**ABOUT THIS TASK**
From the line with "void swiglu_packed_bwd_kernel(const uint4*" through the line with "dov.v = dout[i];", inclusive, return each line of the data below exactly and leave the rest out.
━━ RECORDS FOR THIS EXERCISE ━━
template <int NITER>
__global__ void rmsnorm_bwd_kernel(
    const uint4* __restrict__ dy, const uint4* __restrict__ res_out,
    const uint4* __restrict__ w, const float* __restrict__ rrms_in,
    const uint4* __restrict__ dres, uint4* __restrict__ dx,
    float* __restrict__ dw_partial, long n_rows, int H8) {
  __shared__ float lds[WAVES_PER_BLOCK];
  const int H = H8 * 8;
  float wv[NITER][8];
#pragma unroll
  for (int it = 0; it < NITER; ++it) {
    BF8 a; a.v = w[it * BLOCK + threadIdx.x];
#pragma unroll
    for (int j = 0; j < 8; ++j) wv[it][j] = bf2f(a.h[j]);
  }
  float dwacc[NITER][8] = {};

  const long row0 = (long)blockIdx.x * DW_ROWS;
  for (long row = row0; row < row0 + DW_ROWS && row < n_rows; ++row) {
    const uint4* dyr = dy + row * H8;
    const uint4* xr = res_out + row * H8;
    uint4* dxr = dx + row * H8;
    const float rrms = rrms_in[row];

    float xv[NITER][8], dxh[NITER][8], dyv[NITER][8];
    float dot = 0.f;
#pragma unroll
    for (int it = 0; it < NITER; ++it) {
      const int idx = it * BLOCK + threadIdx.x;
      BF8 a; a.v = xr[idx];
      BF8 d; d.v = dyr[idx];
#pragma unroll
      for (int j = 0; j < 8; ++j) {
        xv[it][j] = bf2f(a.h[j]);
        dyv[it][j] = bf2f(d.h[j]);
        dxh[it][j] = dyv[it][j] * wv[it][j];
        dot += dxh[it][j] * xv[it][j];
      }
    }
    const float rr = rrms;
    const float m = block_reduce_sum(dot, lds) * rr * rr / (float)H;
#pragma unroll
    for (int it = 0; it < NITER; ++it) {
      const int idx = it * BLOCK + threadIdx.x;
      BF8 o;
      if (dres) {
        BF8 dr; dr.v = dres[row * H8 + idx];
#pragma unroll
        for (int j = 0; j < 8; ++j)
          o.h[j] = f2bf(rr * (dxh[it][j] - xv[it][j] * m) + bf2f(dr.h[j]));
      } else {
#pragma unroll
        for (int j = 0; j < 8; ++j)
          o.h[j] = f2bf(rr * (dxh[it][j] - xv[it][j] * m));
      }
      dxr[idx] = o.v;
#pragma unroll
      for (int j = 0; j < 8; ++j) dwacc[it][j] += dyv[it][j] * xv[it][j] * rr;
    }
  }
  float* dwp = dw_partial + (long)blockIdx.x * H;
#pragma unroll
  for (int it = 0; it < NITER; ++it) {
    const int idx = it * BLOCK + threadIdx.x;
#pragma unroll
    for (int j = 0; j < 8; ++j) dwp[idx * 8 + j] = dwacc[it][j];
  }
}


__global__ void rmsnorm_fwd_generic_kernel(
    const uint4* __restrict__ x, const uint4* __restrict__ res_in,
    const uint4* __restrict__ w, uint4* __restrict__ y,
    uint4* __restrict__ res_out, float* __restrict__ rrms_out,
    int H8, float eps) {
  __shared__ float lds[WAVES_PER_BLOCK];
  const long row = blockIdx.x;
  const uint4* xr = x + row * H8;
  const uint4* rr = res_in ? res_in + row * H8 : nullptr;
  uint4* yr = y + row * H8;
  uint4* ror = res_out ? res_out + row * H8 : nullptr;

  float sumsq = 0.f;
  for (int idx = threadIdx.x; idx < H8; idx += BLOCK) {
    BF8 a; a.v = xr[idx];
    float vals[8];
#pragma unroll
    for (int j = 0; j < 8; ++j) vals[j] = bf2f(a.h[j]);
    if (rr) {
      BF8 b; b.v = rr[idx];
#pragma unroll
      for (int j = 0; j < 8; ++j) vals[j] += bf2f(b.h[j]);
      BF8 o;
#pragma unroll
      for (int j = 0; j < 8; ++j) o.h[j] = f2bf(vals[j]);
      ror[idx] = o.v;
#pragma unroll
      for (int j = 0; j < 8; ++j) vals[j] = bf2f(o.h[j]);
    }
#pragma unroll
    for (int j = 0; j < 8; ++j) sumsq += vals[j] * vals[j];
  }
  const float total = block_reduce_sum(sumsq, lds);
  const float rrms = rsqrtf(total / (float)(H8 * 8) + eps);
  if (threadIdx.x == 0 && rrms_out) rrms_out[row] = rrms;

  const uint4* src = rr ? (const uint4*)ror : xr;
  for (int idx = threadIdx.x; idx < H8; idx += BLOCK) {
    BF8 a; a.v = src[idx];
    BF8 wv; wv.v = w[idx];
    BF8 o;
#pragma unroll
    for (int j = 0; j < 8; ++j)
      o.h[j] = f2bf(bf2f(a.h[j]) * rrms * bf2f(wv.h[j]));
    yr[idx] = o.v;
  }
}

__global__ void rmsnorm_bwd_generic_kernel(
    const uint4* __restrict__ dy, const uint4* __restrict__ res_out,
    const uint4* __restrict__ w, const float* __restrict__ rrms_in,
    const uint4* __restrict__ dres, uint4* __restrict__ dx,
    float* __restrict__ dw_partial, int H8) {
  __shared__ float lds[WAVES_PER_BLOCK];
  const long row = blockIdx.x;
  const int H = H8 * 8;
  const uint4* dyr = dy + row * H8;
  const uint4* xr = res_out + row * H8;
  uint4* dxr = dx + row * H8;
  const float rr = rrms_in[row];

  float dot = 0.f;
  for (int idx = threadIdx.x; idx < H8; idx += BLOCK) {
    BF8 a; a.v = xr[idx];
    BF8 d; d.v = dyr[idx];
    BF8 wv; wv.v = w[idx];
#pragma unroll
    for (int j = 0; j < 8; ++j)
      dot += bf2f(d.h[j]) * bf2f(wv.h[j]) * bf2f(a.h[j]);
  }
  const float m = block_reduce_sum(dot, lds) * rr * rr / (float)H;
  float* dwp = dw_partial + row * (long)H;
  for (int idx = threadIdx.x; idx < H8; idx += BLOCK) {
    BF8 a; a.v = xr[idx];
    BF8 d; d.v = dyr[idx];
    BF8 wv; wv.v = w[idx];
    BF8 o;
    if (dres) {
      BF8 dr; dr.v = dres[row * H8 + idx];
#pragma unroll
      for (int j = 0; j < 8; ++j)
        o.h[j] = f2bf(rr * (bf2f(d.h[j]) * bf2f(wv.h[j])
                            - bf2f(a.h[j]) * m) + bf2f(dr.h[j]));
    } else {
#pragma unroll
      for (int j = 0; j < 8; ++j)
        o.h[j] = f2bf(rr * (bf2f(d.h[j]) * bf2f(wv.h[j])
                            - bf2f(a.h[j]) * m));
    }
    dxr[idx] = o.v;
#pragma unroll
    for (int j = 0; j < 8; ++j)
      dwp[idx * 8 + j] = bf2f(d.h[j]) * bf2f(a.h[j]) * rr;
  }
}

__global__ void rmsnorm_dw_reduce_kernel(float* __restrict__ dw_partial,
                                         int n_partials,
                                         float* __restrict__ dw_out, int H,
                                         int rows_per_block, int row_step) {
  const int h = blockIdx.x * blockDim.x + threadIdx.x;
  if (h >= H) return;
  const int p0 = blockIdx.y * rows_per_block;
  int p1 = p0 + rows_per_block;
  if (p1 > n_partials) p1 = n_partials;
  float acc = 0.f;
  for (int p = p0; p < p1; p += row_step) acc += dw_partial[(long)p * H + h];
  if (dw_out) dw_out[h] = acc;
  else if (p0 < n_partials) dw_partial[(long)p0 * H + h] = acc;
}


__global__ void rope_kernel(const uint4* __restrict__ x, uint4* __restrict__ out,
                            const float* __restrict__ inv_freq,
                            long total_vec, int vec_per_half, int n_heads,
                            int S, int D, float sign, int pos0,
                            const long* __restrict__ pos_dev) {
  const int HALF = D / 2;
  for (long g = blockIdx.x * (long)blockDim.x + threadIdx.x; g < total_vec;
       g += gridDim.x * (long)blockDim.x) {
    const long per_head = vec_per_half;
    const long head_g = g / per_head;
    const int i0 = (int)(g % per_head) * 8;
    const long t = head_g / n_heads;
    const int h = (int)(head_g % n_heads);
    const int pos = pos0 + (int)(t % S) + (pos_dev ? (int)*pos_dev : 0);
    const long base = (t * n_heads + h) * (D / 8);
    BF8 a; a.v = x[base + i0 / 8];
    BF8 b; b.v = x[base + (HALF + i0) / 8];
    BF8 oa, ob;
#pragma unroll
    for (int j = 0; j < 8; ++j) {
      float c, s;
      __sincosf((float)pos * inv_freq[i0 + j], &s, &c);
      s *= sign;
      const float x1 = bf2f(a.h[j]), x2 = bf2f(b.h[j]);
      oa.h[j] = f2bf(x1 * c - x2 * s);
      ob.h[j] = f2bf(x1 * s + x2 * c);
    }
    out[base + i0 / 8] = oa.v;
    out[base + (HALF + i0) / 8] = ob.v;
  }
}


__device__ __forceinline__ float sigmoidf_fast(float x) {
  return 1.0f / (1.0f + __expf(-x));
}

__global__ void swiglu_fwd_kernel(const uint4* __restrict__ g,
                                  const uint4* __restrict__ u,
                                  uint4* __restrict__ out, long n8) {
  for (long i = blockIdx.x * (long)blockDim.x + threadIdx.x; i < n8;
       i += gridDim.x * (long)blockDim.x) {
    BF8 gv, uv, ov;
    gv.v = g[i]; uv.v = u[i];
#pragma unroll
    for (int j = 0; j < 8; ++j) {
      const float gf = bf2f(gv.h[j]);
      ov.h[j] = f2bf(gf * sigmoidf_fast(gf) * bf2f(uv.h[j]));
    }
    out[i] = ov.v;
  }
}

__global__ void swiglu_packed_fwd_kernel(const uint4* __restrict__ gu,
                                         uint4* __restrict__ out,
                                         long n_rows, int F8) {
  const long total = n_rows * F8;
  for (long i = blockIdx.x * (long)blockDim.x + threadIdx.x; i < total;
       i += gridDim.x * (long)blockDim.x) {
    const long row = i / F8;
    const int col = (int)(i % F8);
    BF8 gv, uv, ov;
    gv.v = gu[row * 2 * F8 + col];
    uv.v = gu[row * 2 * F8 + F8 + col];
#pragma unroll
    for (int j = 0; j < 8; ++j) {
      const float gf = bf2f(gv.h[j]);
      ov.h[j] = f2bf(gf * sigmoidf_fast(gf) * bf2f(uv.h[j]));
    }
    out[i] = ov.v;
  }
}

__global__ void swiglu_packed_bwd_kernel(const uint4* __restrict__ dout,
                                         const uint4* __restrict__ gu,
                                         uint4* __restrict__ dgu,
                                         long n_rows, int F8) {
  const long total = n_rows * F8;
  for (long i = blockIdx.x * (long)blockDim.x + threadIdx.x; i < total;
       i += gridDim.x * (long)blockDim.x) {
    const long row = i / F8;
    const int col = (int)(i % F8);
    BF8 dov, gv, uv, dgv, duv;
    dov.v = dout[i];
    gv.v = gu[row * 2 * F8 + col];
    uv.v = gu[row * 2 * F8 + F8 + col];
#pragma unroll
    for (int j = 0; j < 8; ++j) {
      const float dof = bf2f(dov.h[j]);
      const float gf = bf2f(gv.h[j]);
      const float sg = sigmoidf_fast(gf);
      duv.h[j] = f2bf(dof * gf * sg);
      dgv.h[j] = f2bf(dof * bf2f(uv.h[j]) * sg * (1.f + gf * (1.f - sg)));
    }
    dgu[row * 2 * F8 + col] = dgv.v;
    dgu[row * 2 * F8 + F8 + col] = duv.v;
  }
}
━━━
**ANSWER BOX**
__global__ void swiglu_packed_bwd_kernel(const uint4* __restrict__ dout,
                                         const uint4* __restrict__ gu,
                                         uint4* __restrict__ dgu,
                                         long n_rows, int F8) {
  const long total = n_rows * F8;
  for (long i = blockIdx.x * (long)blockDim.x + threadIdx.x; i < total;
       i += gridDim.x * (long)blockDim.x) {
    const long row = i / F8;
    const int col = (int)(i % F8);
    BF8 dov, gv, uv, dgv, duv;
    dov.v = dout[i];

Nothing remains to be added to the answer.